From b97269044f8a541017d600cc8682dc51e62258c7 Mon Sep 17 00:00:00 2001
From: Krutika Dhananjay <kdhananj@redhat.com>
Date: Mon, 2 May 2016 16:51:10 +0530
Subject: [PATCH 190/192] core, shard: Make shards inherit main file's O_DIRECT flag if present
Backport of: http://review.gluster.org/14191
If the application opens a file with O_DIRECT, the shards'
anon fds would also need to inherit the flag. Towards this,
shard xl would be passing the odirect flag in the @flags parameter
to the WRITEV fop. This will be used in anon fd resolution
and subsequent opening by posix xl.
Change-Id: Ide18f819d34bd3705eb95220baa2f1029a3e0102
BUG: 1339136
Signed-off-by: Krutika Dhananjay <kdhananj@redhat.com>
Reviewed-on: https://code.engineering.redhat.com/gerrit/76045
Reviewed-by: Pranith Kumar Karampuri <pkarampu@redhat.com>
Tested-by: Pranith Kumar Karampuri <pkarampu@redhat.com>
---
libglusterfs/src/fd.c | 41 +++++++++++++++++++++-----
libglusterfs/src/fd.h | 4 ++-
xlators/cluster/afr/src/afr-transaction.c | 3 +-
xlators/features/shard/src/shard.c | 11 +++++++
xlators/nfs/server/src/nfs-fops.c | 16 +++++++++-
xlators/nfs/server/src/nfs3.c | 18 -----------
xlators/protocol/server/src/server-resolve.c | 2 +-
xlators/storage/posix/src/posix-helpers.c | 1 +
8 files changed, 66 insertions(+), 30 deletions(-)

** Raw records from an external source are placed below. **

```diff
@@ -1850,6 +1855,7 @@
     need = max(need, pl_gather_partial_bytes(g, pl_gather_nsplit(g, n_planes)));
     wg.Ca = 32; wg.KW = 1;
     need = max(need, pl_wgrad_plan_bytes(wg, 28, n_planes));
+    if (Cout == 64 && n_planes == 3 && H % 2 == 0) need = max(need, conv_first7_wgrad_ws_bytes(B, H, W));
   }
   if (k == 4 && stride == 2 && H % 2 == 0 && W % 2 == 0) {
     GatherGeom tf{};
@@ -1941,14 +1947,18 @@
   return run_pl_gather(p, dz_pl->n_planes, workspace, workspace_bytes, as_stream(stream));
 }
 
-UNFLOW_API int unflow_conv2d_bwd_filter_pl(const float* x, int ldx, const unflow_planes* x_pl, const float* dz, int lddz,
-                                           const unflow_planes* dz_pl, float* dw, int B, int H, int W, int Cin, int Cout,
-                                           int k, int stride, void* workspace, size_t workspace_bytes,
-                                           unflow_stream_t stream) {
+static int conv2d_bwd_filter_pl(const float* x, int ldx, const unflow_planes* x_pl, const float* dz, int lddz,
+                                const unflow_planes* dz_pl, float* dw, float* db, int B, int H, int W, int Cin, int Cout, int k,
+                                int stride, void* workspace, size_t workspace_bytes, unflow_stream_t stream) {
   if (!dw || (!x && !x_pl) || (!dz && !dz_pl)) return UNFLOW_ERR_NULL;
   if (B <= 0 || H <= 0 || W <= 0 || Cin <= 0 || Cout <= 0 || k <= 0 || stride <= 0) return UNFLOW_ERR_SHAPE;
   const bool rgb4 = rgb4_form(x_pl, W, Cin, k, stride) && planes_ok(dz_pl, Cout) && dz_pl->n_planes == x_pl->n_planes &&
                     Cout > 4 && Cout % 4 == 0;
+  if (rgb4) {
+    const int code = conv_first7_wgrad(x_pl, dz_pl, dw, db, B, H, W, Cout, workspace, workspace_bytes, as_stream(stream));
+    if (code != UNFLOW_ERR_UNSUPPORTED) return code;
+  }
+  if (db) return UNFLOW_ERR_UNSUPPORTED;
   if (!rgb4 && (!use_planes(x_pl, Cin, dz_pl, Cout, Cout) || Cout % 4 != 0))
     return (!x || !dz) ? UNFLOW_ERR_UNSUPPORTED :
            unflow_conv2d_bwd_filter(x, ldx, dz, lddz, dw, nullptr, B, H, W, Cin, Cout, k, stride, workspace, workspace_bytes, stream);
@@ -1961,6 +1971,26 @@
   p.out = dw; p.Ca_out = rgb4 ? 28 : Cin;
   size_t used = 0;
   return run_pl_wgrad(p, x_pl->n_planes, workspace, workspace_bytes, &used, as_stream(stream));
+}
+
+UNFLOW_API int unflow_conv2d_bwd_filter_pl(const float* x, int ldx, const unflow_planes* x_pl, const float* dz, int lddz,
+                                           const unflow_planes* dz_pl, float* dw, int B, int H, int W, int Cin, int Cout,
+                                           int k, int stride, void* workspace, size_t workspace_bytes,
+                                           unflow_stream_t stream) {
+  return conv2d_bwd_filter_pl(x, ldx, x_pl, dz, lddz, dz_pl, dw, nullptr, B, H, W, Cin, Cout, k, stride, workspace, workspace_bytes, stream);
+}
+
+UNFLOW_API int unflow_conv2d_bwd_filter_bias_pl(const float* x, int ldx, const unflow_planes* x_pl, const float* dz, int lddz,
+                                                const unflow_planes* dz_pl, float* dw, float* db, int B, int H, int W, int Cin,
+                                                int Cout, int k, int stride, void* workspace, size_t workspace_bytes,
+                                                unflow_stream_t stream) {
+  return conv2d_bwd_filter_pl(x, ldx, x_pl, dz, lddz, dz_pl, dw, db, B, H, W, Cin, Cout, k, stride, workspace, workspace_bytes, stream);
+}
+
+UNFLOW_API int unflow_conv2d_bwd_filter_bias_pl_supported(const unflow_planes* x_pl, const unflow_planes* dz_pl, int B, int H, int W,
+                                                          int Cin, int Cout, int k, int stride, size_t workspace_bytes) {
+  if (B <= 0 || H <= 0 || W <= 0 || !rgb4_form(x_pl, W, Cin, k, stride) || !planes_ok(dz_pl, Cout)) return 0;
+  return conv_first7_wgrad_ok(x_pl, dz_pl, B, H, W, Cout, workspace_bytes) == UNFLOW_OK ? 1 : 0;
 }
 
 UNFLOW_API int unflow_conv2d_transpose_fwd_pl(const float* x, int ldx, const unflow_planes* x_pl, const float* w,
diff --git a/unflow_amd/csrc/options.h b/unflow_amd/csrc/options.h
--- a/unflow_amd/csrc/options.h
+++ b/unflow_amd/csrc/options.h
@@ -15,6 +15,7 @@
   X(f16_db, 0)             \
   X(gather_tile2d, 1)                                                     \
   X(conv1_direct, 1)       \
+  X(conv1_wgrad_direct, 1)  \
   X(halo, 1)                                     \
   X(streamk, 1)                \
   X(streamk_groups, 8)             \
```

diff --git a/libglusterfs/src/fd.c b/libglusterfs/src/fd.c
index 7d9a0cc..89ba357 100644
--- a/libglusterfs/src/fd.c
+++ b/libglusterfs/src/fd.c
@@ -749,7 +749,7 @@ fd_lookup_uint64 (inode_t *inode, uint64_t pid)
}
static fd_t *
-__fd_lookup_anonymous (inode_t *inode)
+__fd_lookup_anonymous (inode_t *inode, int32_t flags)
{
fd_t *iter_fd = NULL;
fd_t *fd = NULL;
@@ -758,7 +758,7 @@ __fd_lookup_anonymous (inode_t *inode)
return NULL;
list_for_each_entry (iter_fd, &inode->fd_list, inode_list) {
- if (iter_fd->anonymous) {
+ if ((iter_fd->anonymous) && (flags == iter_fd->flags)) {
fd = __fd_ref (iter_fd);
break;
}
@@ -768,11 +768,11 @@ __fd_lookup_anonymous (inode_t *inode)
}
static fd_t *
-__fd_anonymous (inode_t *inode)
+__fd_anonymous (inode_t *inode, int32_t flags)
{
fd_t *fd = NULL;
- fd = __fd_lookup_anonymous (inode);
+ fd = __fd_lookup_anonymous (inode, flags);
/* if (fd); then we already have increased the refcount in
__fd_lookup_anonymous(), so no need of one more fd_ref().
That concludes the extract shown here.